Comentaron un poco más el artículo antes de despedirse; aunque coincidía con el Doctor C, de nada valía para Emily, ella debía ajustar las cintas, agregar ballenas y contener el aire, tanto de manera física como metafórica. Ni su figura ni su carácter se ajustaban, y los londinenses eran un corsé demasiado fuerte y rígido para luchar contra él.

Se asfixiaría, estaba segura…

∞∞∞

La fiesta de apertura de temporada de Lady Thomson había alterado los nervios de los Grant. Para colmo de males, Zachary no había podido excusarse y le correspondía cumplir con la tan amable anfitriona.

Le debían tanto…

Lady Mariana, la antigua soprano italiana y actual vizcondesa, era una de las mujeres mejor relacionadas de Inglaterra y, además, muy generosa. No dudaba en compartir su éxito con quienes apreciaba, y parecía haber resguardado bajo su ala protectora a los Grant. El motivo, según ella, era que conocía el desprecio de la élite en carne propia.

Como fuera, era la primera vez que los californianos asistirían a un evento de esa envergadura que en nada se parecía a las fiestas americanas. Un par de reuniones llevaban en Londres, menores y reducidas, y eso bastaba para saber que una fiesta todo a lo alto los intimidaría.

Emily estaba tan asustada que no opinó sobre el atuendo elegido.
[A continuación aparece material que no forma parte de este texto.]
static int sort_words_impl(uint64_t *data, const void *keys, int key_dtype, int64_t key_bias,
                           const uint8_t *fold, int rb, uint64_t n, int bit_lo, int bit_hi, void *tmp,
                           uint64_t **result, hipStream_t stream) {
  NVT_CHECK_ARG(n < (1ull << 30), "at most 2^30-1 words");
  const int npass = (bit_hi - bit_lo + 7) / 8;
  NVT_CHECK_ARG(npass >= 1 && npass <= kOsMaxPass, "bit range too wide");
  const uint64_t ntiles = (n + kS2Tile - 1) / kS2Tile;
  char *p = reinterpret_cast<char *>(tmp);
  uint64_t *bufs[2];
  bufs[0] = reinterpret_cast<uint64_t *>(p);
  p += n * 8;
  bufs[1] = reinterpret_cast<uint64_t *>(p);
  p += n * 8;
  unsigned *block_hist = reinterpret_cast<unsigned *>(p);
  p += (uint64_t)kOsHistBlocks * kOsMaxPass * 256 * 4;
  unsigned *base = reinterpret_cast<unsigned *>(p);
  p += kOsMaxPass * 256 * 4;
  unsigned *status = reinterpret_cast<unsigned *>(p);
  const uint64_t status_words = (uint64_t)npass * ntiles * 256;
  unsigned *tickets = status + status_words;
  NVT_CHECK_HIP(hipMemsetAsync(status, 0, (status_words + kOsMaxPass) * 4, stream));
  const unsigned hb = (unsigned)(ntiles < (uint64_t)kOsHistBlocks ? ntiles : kOsHistBlocks);
  const PackedKeyWord<int32_t> s32{reinterpret_cast<const int32_t *>(keys), fold, key_bias, rb};
  const PackedKeyWord<int64_t> s64{reinterpret_cast<const int64_t *>(keys), fold, key_bias, rb};
  if (!keys)
    os_hist_words_kernel<<<hb, kS2BS, 0, stream>>>(data, n, bit_lo, npass, block_hist);
  else if (key_dtype == NVT_I32)
    os_hist_pack_kernel<int32_t><<<hb, kS2BS, 0, stream>>>(s32, n, bit_lo, npass, block_hist);
  else
    os_hist_pack_kernel<int64_t><<<hb, kS2BS, 0, stream>>>(s64, n, bit_lo, npass, block_hist);
  NVT_CHECK_LAUNCH();
  os_base_kernel<<<npass, 256, 0, stream>>>(block_hist, (int)hb, base);
  NVT_CHECK_LAUNCH();
  const uint64_t *src = data;
  int flip = 0;
  for (int pass = 0; pass < npass; ++pass) {
    uint64_t *dst = bufs[flip];
    unsigned *st = status + (uint64_t)pass * ntiles * 256;
    if (pass == 0 && keys && key_dtype == NVT_I32)
      os_scatter_pack_kernel<int32_t><<<(unsigned)ntiles, kS2BS, 0, stream>>>(
          s32, n, bit_lo, base, st, tickets, dst);
    else if (pass == 0 && keys)
      os_scatter_pack_kernel<int64_t><<<(unsigned)ntiles, kS2BS, 0, stream>>>(
          s64, n, bit_lo, base, st, tickets, dst);
    else
      os_scatter_kernel<false, false><<<(unsigned)ntiles, kS2BS, 0, stream>>>(
          src, nullptr, nullptr, n, bit_lo + 8 * pass, base + pass * 256, st, tickets + pass, dst,
          nullptr, nullptr);
    NVT_CHECK_LAUNCH();
    src = dst;
    flip ^= 1;
  }
  *result = const_cast<uint64_t *>(src);
  return NVT_OK;
}

int sort_words_bits(uint64_t *data, uint64_t n, int bit_lo, int bit_hi, void *tmp, uint64_t **result,
                    hipStream_t stream) {
  *result = data;
  if (n <= 1 || bit_hi <= bit_lo) return NVT_OK;
  return sort_words_impl(data, nullptr, 0, 0, nullptr, 0, n, bit_lo, bit_hi, tmp, result, stream);
}

int sort_packed_keys(const void *keys, int key_dtype, int64_t key_bias, const uint8_t *fold, int rb,
                     uint64_t n, void *tmp, uint64_t **result, hipStream_t stream) {
  NVT_CHECK_ARG(keys && n >= 1 && rb >= 24 && rb <= 32, "keys / rows / row bits");
  return sort_words_impl(nullptr, keys, key_dtype, key_bias, fold, rb, n, rb, 64, tmp, result, stream);
}

constexpr int kSmallPackedMax = 16384;
struct SmallCol {
  int32_t *keys;
  int64_t *counts;
  unsigned n;
};
constexpr int kSmallBatch = 64;
struct SmallBatch {
  SmallCol c[kSmallBatch];
};
__global__ __launch_bounds__(kSmallBS) void sort_small_packed_many_kernel(SmallBatch b) {
  __shared__ uint64_t sv[kSmallPackedMax];
  const SmallCol col = b.c[blockIdx.x];
  const unsigned n = col.n;
  unsigned m = 1;
  while (m < n) m <<= 1;
  for (unsigned i = threadIdx.x; i < m; i += kSmallBS)
    sv[i] = i < n ? comp_make(col.keys[i], col.counts[i]) : ~0ull;
  __syncthreads();
  for (unsigned size = 2; size <= m; size <<= 1) {
    for (unsigned stride = size >> 1; stride > 0; stride >>= 1) {
      for (unsigned t = threadIdx.x; t < m / 2; t += kSmallBS) {
        const unsigned lo = 2 * t - (t & (stride - 1));
        const unsigned hi = lo + stride;
        const bool up = (lo & size) == 0;
        const uint64_t a = sv[lo], c = sv[hi];
        if (up ? (c < a) : (a < c)) {
          sv[lo] = c;
          sv[hi] = a;
        }
      }
      __syncthreads();
    }
  }
  for (unsigned i = threadIdx.x; i < n; i += kSmallBS) {
    const uint64_t v = sv[i];
    col.keys[i] = comp_key(v);
    col.counts[i] = comp_cnt(v);
  }
}

inline uint64_t sort2_tmp_bytes(uint64_t n) {
  const uint64_t ntiles = (n + kS2Tile - 1) / kS2Tile, hist_len = 256 * ntiles;
  return 2 * n * 8 + pad16(hist_len * 4) + scan_chunks(hist_len) * 8 + 64;
}

inline int vocab_sort_packed(int32_t *keys, int64_t *counts, uint64_t n, int64_t max_count,
                             void *tmp, hipStream_t stream) {
  const uint64_t ntiles = (n + kS2Tile - 1) / kS2Tile, hist_len = 256 * ntiles;
  char *p = reinterpret_cast<char *>(tmp);
  uint64_t *bufs[2];
  bufs[0] = reinterpret_cast<uint64_t *>(p);
  p += n * 8;
  bufs[1] = reinterpret_cast<uint64_t *>(p);
  p += n * 8;
  unsigned *tile_hist = reinterpret_cast<unsigned *>(p);
  p += pad16(hist_len * 4);
  unsigned long long *chunk_tot = reinterpret_cast<unsigned long long *>(p);
  int count_bytes = 0;
  for (uint64_t m = (uint64_t)max_count; m; m >>= 8) ++count_bytes;
  const int npass = 4 + count_bytes;
  const uint64_t *src = nullptr;
  int flip = 0;
  for (int pass = 0; pass < npass; ++pass) {
    const int shift = 8 * pass;
    const bool first = pass == 0, last = pass == npass - 1;
    if (first)
      sort2_hist_kernel<true><<<(unsigned)ntiles, kS2BS, 0, stream>>>(nullptr, keys, counts, n,
                                                                       shift, tile_hist, ntiles);
    else
      sort2_hist_kernel<false><<<(unsigned)ntiles, kS2BS, 0, stream>>>(src, nullptr, nullptr, n,
                                                                        shift, tile_hist, ntiles);
    NVT_CHECK_LAUNCH();
    const unsigned long long *cbase = nullptr;
    {
      int rc = exclusive_scan_u32_deferred(tile_hist, hist_len, chunk_tot, &cbase, stream);
      if (rc) return rc;
    }
    uint64_t *dst = bufs[flip];
    if (first)
      sort2_scatter_kernel<true, false><<<(unsigned)ntiles, kS2BS, 0, stream>>>(
          nullptr, keys, counts, n, shift, tile_hist, cbase, ntiles, dst, nullptr, nullptr);
    else if (last)
      sort2_scatter_kernel<false, true><<<(unsigned)ntiles, kS2BS, 0, stream>>>(
          src, nullptr, nullptr, n, shift, tile_hist, cbase, ntiles, nullptr, keys, counts);
    else
      sort2_scatter_kernel<false, false><<<(unsigned)ntiles, kS2BS, 0, stream>>>(
          src, nullptr, nullptr, n, shift, tile_hist, cbase, ntiles, dst, nullptr, nullptr);
    NVT_CHECK_LAUNCH();
    src = dst;
    flip ^= 1;
  }
  return NVT_OK;
}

Por desgracia, aún no habían logrado conseguir una modista y solo contaban con las dotes de la doncella de la joven para arreglar los vestidos. Sandra parecía dudar sobre la elección, las joyas, los tocados y cada detalle. Estaba segura de que debían mostrar que, pese a no tener sangre noble, sí tenían dinero a raudales.

—Ay, Emily, querida —se quejó la mujer—, es que es lo único que tenemos para ofrecer, debemos mostrarlo todo —acotó sin percatarse de que sus palabras herían hondo en el espíritu de su hija.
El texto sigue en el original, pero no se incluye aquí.